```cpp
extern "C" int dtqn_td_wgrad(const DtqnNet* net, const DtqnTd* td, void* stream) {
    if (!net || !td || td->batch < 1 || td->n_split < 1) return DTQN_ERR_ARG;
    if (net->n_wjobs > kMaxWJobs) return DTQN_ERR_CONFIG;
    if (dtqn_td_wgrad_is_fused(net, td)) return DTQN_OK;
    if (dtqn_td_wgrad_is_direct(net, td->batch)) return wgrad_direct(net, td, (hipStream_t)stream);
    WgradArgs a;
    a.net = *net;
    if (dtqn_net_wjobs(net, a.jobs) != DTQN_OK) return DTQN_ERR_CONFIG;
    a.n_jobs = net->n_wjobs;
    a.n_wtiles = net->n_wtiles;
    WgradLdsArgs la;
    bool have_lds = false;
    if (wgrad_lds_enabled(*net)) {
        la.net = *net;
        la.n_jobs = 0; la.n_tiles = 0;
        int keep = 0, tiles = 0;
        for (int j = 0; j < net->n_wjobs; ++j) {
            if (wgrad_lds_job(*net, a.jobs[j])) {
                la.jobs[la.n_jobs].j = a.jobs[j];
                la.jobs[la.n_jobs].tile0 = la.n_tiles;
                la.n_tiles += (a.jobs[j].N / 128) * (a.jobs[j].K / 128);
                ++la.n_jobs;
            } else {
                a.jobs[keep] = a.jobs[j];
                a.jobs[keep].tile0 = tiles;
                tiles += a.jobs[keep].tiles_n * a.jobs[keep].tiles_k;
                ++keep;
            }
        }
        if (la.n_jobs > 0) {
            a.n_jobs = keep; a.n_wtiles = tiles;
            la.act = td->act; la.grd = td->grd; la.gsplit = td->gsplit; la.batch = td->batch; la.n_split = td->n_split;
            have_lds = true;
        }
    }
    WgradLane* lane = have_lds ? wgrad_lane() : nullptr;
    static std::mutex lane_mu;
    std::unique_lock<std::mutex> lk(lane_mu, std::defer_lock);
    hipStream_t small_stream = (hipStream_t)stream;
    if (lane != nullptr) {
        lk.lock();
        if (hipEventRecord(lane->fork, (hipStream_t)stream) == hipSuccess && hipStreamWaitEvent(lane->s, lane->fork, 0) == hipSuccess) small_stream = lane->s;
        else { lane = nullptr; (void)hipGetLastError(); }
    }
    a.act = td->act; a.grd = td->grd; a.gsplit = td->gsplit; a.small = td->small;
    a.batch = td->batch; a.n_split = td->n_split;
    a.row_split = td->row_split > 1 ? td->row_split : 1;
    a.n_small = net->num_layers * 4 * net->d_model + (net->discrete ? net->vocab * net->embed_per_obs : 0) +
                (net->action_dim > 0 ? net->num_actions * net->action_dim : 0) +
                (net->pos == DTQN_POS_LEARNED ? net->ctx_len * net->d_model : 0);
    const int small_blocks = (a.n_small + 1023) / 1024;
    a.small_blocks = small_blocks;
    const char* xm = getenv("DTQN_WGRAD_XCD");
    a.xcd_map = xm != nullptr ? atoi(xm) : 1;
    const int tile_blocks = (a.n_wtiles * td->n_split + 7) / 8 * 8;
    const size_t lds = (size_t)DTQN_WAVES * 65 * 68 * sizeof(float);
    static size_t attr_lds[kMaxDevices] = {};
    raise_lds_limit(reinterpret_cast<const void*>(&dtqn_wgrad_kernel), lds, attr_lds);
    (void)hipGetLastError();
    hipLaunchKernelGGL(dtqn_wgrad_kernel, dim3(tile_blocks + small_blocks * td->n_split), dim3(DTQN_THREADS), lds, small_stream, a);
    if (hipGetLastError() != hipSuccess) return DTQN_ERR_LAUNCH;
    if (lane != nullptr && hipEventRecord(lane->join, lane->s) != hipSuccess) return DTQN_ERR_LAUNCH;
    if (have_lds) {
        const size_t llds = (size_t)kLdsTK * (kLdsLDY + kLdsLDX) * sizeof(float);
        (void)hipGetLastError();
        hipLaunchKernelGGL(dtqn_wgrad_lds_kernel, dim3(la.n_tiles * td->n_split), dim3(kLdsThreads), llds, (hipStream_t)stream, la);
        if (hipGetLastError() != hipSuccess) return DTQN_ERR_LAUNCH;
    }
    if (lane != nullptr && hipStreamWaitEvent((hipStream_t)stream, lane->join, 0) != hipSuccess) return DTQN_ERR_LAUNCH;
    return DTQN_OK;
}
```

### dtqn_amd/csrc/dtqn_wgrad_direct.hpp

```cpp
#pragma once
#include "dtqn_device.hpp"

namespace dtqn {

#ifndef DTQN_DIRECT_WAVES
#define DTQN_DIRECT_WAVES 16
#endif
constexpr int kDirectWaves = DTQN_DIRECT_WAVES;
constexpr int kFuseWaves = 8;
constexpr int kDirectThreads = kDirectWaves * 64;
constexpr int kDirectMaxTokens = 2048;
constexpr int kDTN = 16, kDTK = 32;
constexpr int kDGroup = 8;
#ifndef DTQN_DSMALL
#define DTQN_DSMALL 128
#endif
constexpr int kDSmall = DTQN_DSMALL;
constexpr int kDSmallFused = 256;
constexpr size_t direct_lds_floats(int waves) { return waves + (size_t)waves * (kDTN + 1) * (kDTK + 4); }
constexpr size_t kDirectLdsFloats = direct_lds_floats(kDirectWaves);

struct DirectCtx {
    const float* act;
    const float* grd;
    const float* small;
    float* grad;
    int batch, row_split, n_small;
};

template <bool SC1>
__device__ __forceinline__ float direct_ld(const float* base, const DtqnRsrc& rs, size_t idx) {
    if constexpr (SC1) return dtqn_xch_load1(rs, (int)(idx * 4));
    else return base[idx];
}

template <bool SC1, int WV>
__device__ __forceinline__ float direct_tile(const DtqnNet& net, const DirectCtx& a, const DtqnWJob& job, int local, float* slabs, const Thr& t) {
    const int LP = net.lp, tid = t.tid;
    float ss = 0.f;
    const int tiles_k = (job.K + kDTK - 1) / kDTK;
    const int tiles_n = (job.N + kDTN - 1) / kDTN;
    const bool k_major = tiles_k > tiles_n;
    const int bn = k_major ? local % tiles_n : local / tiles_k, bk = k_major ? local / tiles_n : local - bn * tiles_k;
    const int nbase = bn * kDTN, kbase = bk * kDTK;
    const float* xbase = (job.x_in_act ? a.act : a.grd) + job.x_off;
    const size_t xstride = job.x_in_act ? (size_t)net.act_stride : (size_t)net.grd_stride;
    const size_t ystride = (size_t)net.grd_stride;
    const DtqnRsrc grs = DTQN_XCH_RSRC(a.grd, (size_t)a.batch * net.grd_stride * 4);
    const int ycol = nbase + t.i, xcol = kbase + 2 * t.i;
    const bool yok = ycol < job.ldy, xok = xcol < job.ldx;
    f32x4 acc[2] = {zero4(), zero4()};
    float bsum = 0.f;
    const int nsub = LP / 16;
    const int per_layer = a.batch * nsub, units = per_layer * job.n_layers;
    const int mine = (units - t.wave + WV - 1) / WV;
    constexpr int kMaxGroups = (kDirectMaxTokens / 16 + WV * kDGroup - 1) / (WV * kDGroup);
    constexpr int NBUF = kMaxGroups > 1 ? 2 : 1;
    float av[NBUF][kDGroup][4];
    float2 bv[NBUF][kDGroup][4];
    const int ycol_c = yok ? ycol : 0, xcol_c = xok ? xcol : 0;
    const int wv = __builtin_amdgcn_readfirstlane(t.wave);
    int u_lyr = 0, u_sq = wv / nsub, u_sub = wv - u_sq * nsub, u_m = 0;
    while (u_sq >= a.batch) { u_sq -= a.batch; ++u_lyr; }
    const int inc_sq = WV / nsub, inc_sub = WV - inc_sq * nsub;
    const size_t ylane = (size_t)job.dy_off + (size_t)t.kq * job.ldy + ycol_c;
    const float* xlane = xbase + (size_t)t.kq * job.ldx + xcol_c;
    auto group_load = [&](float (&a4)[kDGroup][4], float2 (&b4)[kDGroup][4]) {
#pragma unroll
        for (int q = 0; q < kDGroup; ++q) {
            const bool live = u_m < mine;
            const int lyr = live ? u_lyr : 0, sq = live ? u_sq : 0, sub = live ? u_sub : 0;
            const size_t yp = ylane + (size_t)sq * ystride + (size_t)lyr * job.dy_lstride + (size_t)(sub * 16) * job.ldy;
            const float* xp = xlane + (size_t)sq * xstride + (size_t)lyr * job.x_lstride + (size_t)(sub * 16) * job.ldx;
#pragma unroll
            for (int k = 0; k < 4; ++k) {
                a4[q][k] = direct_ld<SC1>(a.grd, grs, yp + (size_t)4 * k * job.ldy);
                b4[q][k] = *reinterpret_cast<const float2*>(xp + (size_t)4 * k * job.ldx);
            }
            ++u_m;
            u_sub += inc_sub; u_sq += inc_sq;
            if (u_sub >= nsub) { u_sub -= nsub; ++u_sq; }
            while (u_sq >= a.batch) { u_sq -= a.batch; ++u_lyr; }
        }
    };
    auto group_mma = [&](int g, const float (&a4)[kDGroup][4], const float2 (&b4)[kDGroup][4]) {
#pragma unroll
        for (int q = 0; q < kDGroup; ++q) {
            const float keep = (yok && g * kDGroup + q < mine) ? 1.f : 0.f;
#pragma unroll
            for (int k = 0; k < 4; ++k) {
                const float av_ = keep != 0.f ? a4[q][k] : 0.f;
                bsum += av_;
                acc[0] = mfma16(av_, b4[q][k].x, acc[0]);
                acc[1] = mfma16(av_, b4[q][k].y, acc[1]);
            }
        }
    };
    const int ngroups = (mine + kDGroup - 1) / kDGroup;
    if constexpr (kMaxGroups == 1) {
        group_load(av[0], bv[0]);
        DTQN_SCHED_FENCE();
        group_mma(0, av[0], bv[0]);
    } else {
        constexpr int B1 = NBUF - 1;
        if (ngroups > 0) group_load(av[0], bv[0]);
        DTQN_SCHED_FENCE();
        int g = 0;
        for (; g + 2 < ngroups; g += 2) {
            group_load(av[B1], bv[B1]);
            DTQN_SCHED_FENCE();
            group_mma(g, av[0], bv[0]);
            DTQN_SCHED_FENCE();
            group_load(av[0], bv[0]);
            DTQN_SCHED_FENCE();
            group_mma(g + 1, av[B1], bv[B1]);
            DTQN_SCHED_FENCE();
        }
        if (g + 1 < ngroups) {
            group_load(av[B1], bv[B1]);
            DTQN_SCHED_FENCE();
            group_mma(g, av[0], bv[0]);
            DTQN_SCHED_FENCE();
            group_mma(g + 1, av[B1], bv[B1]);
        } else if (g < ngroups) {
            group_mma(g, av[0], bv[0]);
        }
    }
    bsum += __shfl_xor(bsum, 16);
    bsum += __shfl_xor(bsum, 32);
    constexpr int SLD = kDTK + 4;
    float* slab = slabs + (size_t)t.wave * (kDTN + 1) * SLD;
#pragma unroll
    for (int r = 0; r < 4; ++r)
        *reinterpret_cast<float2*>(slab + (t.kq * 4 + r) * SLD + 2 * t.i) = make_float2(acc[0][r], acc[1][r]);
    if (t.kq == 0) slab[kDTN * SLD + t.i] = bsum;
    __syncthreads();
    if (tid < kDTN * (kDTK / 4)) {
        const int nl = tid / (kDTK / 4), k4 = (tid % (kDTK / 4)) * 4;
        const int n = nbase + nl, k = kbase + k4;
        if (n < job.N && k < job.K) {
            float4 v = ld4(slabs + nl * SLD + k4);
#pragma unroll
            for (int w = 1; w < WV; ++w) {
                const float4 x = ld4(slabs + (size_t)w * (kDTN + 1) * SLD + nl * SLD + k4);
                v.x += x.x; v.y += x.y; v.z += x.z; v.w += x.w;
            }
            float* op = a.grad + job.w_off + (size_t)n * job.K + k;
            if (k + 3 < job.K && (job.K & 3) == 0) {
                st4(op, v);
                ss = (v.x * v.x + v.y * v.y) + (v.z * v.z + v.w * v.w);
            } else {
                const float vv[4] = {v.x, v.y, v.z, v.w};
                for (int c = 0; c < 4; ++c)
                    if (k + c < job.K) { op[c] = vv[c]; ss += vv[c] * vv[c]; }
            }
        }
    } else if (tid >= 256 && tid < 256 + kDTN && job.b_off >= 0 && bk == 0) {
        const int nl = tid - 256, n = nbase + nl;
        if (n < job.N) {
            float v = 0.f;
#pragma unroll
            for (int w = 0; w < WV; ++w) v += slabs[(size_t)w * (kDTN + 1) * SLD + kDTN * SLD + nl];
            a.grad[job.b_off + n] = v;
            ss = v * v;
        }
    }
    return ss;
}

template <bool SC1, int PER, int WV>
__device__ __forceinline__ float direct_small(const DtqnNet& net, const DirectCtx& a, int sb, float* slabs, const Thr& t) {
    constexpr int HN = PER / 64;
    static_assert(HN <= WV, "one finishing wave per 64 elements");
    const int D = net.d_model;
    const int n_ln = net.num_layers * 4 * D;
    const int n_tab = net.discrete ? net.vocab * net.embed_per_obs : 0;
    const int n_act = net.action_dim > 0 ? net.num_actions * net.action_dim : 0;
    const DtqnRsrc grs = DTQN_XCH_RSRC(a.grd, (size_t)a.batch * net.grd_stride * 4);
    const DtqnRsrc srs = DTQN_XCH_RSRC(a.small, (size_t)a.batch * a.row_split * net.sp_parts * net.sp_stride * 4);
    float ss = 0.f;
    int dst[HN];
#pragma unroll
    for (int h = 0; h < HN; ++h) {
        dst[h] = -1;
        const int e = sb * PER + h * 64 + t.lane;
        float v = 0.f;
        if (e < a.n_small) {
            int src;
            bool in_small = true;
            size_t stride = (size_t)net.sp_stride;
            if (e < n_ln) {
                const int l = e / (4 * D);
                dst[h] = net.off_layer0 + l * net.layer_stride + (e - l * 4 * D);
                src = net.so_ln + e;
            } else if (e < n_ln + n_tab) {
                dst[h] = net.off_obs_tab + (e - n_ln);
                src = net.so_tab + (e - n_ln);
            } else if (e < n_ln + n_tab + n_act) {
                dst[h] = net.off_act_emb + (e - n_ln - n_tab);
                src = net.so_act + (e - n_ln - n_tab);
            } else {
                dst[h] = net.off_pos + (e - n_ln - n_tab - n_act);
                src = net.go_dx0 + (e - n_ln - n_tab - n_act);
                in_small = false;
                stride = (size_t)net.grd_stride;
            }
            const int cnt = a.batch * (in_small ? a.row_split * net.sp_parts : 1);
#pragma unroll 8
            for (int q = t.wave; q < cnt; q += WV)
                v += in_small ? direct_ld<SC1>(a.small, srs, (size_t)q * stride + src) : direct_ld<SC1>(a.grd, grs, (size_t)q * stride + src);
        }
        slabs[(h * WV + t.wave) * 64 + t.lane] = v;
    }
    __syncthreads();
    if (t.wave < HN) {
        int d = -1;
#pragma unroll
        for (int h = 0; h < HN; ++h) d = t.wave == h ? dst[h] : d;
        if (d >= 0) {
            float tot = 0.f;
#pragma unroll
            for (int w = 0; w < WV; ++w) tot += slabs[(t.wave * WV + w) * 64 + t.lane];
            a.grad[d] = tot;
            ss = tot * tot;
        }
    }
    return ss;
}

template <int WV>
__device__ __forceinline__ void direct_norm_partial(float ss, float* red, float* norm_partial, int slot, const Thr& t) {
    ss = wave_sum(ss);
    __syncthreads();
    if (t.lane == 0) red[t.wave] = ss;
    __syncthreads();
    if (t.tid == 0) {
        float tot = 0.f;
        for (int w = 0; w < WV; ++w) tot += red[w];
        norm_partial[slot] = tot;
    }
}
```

********************

* Requirement:
In the material, count each line that holds the string "nsub", and report only how many there are.

* Output below:
5